* Directions for this task
Using the data below, count the lines that carry the string "partial" and write only the count.

* Data shown
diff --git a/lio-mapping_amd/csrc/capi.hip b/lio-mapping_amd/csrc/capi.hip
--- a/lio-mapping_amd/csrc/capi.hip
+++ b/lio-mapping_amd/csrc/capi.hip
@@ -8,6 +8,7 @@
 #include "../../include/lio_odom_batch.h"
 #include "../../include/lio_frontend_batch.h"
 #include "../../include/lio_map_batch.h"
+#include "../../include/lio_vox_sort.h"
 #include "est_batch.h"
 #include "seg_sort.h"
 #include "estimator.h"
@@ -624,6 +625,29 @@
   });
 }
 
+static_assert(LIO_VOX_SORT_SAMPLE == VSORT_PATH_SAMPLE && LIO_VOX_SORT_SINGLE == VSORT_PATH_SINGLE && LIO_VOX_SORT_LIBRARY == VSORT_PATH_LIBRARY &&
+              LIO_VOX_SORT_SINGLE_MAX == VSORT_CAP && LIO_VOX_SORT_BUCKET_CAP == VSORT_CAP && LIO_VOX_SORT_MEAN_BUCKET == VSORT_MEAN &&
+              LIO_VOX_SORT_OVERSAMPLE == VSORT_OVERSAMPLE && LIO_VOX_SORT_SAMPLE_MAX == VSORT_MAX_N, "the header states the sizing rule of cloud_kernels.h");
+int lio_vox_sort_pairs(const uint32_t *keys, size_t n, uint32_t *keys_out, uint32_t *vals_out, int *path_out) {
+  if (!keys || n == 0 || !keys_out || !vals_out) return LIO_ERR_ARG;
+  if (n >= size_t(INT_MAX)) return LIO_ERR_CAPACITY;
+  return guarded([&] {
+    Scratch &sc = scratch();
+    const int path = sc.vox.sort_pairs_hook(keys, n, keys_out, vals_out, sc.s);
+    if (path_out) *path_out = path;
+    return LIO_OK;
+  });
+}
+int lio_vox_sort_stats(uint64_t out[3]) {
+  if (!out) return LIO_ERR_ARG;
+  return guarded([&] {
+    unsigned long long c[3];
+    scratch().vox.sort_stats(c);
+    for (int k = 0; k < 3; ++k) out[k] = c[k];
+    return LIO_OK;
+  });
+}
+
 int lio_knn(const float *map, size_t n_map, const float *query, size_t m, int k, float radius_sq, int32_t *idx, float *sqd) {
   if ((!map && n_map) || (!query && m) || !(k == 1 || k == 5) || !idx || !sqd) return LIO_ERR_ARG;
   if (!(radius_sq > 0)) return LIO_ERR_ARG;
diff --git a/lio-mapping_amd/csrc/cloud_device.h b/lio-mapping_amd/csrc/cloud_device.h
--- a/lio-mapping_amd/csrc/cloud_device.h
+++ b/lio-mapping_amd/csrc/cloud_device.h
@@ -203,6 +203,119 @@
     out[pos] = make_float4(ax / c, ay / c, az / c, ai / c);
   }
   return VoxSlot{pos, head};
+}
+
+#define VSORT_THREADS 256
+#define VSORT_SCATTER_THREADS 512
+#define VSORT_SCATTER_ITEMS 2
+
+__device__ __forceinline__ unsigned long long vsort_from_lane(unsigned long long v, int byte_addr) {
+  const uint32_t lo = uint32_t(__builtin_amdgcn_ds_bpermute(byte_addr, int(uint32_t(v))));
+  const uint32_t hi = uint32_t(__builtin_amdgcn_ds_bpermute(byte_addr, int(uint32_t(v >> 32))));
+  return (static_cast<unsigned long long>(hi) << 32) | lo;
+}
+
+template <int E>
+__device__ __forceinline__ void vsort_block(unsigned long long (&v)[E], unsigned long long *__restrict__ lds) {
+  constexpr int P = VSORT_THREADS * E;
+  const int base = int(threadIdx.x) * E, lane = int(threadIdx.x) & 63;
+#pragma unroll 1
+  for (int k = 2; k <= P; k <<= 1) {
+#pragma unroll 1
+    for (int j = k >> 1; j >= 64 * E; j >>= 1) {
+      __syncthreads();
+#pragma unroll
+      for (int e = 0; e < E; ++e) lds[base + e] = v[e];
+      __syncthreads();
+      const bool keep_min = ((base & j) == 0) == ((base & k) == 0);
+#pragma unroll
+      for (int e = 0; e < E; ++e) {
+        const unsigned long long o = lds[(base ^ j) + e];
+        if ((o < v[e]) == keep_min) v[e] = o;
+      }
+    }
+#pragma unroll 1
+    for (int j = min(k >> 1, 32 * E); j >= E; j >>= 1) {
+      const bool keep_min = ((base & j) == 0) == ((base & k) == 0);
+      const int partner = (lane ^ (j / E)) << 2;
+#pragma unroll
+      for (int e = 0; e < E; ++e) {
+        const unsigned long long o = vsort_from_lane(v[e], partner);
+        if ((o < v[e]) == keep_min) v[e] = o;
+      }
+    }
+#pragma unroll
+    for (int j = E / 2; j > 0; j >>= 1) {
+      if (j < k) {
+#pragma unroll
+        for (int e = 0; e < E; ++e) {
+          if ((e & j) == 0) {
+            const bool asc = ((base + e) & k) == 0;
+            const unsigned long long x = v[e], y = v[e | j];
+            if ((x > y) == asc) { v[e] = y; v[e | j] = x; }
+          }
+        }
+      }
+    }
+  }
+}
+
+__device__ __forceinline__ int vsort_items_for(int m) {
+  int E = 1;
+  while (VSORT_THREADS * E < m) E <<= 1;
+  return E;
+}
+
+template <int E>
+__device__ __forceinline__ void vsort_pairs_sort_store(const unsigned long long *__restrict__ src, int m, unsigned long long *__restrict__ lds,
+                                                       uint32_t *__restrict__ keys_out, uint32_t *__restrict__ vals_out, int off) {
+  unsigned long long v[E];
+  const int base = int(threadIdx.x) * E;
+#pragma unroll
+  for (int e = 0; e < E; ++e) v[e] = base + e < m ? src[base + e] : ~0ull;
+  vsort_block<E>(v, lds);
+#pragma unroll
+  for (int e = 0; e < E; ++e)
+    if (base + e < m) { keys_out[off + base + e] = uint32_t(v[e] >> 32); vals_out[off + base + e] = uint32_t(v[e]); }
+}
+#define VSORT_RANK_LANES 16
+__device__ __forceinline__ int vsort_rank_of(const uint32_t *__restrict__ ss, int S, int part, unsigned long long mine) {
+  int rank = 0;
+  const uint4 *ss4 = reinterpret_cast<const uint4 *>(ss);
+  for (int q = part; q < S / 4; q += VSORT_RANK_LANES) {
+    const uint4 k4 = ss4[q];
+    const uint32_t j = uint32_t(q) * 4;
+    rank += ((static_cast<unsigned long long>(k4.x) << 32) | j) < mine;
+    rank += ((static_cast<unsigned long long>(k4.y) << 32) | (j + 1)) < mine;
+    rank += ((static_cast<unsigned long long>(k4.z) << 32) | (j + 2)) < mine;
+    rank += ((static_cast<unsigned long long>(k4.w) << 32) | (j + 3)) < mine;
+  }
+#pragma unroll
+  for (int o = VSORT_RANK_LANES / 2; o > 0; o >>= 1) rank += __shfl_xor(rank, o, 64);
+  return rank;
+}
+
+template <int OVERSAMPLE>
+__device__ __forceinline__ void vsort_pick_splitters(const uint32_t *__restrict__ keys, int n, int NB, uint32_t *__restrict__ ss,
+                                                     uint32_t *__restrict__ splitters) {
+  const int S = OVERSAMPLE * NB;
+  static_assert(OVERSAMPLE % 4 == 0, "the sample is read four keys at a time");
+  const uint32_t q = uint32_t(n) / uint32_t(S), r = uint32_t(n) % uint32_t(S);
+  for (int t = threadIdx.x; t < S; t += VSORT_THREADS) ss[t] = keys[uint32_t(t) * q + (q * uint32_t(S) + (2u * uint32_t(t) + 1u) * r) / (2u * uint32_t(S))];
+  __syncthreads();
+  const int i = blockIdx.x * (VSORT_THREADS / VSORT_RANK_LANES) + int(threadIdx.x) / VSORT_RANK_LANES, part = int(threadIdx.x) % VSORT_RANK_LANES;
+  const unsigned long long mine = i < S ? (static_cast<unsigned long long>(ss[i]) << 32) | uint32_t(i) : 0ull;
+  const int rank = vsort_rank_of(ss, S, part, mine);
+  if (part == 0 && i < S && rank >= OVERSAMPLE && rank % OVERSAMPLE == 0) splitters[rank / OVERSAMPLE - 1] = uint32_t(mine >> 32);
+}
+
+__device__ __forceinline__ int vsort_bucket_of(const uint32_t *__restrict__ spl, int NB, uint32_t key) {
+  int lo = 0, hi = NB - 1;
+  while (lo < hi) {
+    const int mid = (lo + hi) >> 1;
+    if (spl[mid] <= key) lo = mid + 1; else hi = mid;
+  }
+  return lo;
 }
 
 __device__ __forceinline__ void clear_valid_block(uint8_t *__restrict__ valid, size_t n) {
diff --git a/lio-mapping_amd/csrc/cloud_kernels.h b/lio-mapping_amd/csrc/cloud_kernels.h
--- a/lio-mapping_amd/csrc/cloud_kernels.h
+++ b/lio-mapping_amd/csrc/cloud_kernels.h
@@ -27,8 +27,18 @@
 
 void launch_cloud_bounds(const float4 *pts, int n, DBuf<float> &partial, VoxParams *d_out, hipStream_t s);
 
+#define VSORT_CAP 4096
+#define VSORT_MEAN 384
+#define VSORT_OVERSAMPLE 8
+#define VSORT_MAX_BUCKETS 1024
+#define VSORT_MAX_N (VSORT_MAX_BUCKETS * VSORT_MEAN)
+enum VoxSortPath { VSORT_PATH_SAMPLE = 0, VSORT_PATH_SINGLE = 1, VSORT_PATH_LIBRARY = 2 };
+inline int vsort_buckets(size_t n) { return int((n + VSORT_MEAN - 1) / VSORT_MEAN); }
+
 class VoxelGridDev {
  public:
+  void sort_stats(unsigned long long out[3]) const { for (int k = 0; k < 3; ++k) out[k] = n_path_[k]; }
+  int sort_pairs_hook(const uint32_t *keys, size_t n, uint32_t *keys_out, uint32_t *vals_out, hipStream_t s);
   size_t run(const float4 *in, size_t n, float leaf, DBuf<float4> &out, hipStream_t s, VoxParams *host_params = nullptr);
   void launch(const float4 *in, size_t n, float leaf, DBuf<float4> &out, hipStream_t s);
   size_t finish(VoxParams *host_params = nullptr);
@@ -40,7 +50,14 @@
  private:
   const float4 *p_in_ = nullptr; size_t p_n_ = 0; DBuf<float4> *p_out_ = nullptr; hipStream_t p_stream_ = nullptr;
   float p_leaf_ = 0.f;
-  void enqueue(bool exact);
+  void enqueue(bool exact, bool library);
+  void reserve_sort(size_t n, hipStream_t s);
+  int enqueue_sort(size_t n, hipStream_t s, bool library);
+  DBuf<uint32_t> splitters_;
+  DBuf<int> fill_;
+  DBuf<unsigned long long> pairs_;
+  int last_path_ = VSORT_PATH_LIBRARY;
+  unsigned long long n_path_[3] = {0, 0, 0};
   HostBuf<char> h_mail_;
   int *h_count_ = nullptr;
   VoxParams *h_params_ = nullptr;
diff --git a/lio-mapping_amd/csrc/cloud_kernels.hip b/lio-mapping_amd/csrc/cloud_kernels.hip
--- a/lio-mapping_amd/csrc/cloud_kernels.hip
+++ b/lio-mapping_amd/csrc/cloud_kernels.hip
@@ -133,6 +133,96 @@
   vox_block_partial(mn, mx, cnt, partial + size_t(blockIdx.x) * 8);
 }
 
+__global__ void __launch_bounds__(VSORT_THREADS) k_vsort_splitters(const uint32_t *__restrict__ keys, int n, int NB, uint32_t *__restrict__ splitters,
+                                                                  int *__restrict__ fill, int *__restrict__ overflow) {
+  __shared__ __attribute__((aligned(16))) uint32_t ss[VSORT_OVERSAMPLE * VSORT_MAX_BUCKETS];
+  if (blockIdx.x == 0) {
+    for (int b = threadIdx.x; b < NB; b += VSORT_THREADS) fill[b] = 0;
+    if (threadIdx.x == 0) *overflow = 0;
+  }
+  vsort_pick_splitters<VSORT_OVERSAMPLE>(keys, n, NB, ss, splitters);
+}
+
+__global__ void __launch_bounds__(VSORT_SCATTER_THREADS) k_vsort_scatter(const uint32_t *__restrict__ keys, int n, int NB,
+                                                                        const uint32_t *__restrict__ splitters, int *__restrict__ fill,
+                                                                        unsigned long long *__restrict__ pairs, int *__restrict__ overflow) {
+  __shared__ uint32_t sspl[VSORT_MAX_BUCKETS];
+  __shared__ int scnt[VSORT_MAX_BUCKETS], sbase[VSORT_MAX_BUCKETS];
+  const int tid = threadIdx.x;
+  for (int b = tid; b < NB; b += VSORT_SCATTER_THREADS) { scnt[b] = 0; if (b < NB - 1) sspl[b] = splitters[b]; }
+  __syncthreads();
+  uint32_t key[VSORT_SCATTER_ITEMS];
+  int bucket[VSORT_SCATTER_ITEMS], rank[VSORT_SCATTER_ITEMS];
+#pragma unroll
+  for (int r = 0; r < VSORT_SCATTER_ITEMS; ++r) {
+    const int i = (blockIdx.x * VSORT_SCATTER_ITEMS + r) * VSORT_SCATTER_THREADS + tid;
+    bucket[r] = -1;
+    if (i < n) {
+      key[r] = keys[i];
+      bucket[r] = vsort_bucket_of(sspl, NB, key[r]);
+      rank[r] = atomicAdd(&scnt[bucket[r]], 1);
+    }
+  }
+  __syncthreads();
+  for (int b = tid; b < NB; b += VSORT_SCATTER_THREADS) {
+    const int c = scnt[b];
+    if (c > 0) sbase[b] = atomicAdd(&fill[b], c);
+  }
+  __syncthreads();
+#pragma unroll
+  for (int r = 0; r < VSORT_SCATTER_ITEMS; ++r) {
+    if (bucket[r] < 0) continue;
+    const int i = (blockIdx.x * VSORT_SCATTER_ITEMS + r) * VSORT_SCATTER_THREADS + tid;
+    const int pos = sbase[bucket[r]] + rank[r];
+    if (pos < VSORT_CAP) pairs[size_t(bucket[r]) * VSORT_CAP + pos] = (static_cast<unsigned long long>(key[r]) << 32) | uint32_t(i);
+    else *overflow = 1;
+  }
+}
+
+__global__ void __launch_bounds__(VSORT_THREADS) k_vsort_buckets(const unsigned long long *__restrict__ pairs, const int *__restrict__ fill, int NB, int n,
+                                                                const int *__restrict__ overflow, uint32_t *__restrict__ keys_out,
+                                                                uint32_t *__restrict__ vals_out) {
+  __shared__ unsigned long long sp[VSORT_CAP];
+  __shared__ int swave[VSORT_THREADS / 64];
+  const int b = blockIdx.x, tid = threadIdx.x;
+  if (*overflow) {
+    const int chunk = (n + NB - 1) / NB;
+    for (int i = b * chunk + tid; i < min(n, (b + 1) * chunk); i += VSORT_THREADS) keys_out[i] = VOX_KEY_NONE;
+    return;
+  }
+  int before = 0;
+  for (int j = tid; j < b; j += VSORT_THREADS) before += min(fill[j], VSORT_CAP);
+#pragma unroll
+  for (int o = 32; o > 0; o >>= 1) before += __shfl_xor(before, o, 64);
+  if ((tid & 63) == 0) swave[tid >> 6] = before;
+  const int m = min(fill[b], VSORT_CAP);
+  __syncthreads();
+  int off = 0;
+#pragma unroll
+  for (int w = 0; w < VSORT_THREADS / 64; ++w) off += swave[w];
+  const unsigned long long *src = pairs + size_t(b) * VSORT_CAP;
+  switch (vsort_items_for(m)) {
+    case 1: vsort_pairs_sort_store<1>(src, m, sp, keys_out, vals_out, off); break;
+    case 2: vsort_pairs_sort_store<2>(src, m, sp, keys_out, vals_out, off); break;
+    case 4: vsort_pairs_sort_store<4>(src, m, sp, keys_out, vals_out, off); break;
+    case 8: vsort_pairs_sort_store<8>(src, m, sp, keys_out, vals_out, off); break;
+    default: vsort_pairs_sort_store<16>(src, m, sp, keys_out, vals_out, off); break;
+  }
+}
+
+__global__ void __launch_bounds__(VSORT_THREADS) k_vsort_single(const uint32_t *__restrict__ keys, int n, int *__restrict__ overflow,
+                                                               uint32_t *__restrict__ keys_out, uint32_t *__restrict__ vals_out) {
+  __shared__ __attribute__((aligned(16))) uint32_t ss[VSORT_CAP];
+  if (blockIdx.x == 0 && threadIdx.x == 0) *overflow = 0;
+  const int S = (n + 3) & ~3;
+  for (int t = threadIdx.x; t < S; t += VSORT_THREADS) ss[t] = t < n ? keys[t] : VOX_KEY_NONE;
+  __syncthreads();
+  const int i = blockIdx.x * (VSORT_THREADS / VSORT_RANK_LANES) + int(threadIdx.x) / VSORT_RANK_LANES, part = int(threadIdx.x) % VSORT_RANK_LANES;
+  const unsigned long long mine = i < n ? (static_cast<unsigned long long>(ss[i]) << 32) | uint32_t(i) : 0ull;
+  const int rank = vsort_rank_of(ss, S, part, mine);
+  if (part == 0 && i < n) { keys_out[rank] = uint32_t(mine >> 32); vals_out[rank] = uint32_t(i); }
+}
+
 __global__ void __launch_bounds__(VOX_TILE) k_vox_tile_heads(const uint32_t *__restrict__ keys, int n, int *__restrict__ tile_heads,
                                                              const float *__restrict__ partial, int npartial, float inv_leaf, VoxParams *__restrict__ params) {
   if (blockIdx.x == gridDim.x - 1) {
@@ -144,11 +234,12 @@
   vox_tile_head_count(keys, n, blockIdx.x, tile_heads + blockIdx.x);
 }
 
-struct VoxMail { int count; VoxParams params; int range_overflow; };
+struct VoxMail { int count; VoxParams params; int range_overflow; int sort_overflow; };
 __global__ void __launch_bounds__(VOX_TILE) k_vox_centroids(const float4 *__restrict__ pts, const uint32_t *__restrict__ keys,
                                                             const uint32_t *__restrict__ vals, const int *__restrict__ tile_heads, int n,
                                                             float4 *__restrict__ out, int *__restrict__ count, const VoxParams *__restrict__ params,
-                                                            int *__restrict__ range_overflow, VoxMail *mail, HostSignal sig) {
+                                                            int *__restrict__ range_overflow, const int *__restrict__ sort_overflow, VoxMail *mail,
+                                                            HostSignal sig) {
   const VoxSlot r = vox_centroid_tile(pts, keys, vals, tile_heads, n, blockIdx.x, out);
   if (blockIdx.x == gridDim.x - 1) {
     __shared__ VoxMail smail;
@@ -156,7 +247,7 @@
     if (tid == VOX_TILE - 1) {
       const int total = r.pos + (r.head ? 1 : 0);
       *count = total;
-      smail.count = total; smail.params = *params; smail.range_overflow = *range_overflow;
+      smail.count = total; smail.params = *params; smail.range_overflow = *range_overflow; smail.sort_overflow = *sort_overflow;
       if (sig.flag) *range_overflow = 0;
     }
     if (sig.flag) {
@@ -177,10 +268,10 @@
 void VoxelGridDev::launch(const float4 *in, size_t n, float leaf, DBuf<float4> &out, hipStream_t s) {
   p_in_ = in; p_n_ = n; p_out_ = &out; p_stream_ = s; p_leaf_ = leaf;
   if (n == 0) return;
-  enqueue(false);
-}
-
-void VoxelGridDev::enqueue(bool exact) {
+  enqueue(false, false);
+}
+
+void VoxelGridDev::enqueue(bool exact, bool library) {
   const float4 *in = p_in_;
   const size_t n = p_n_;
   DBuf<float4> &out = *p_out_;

* Output of the task
3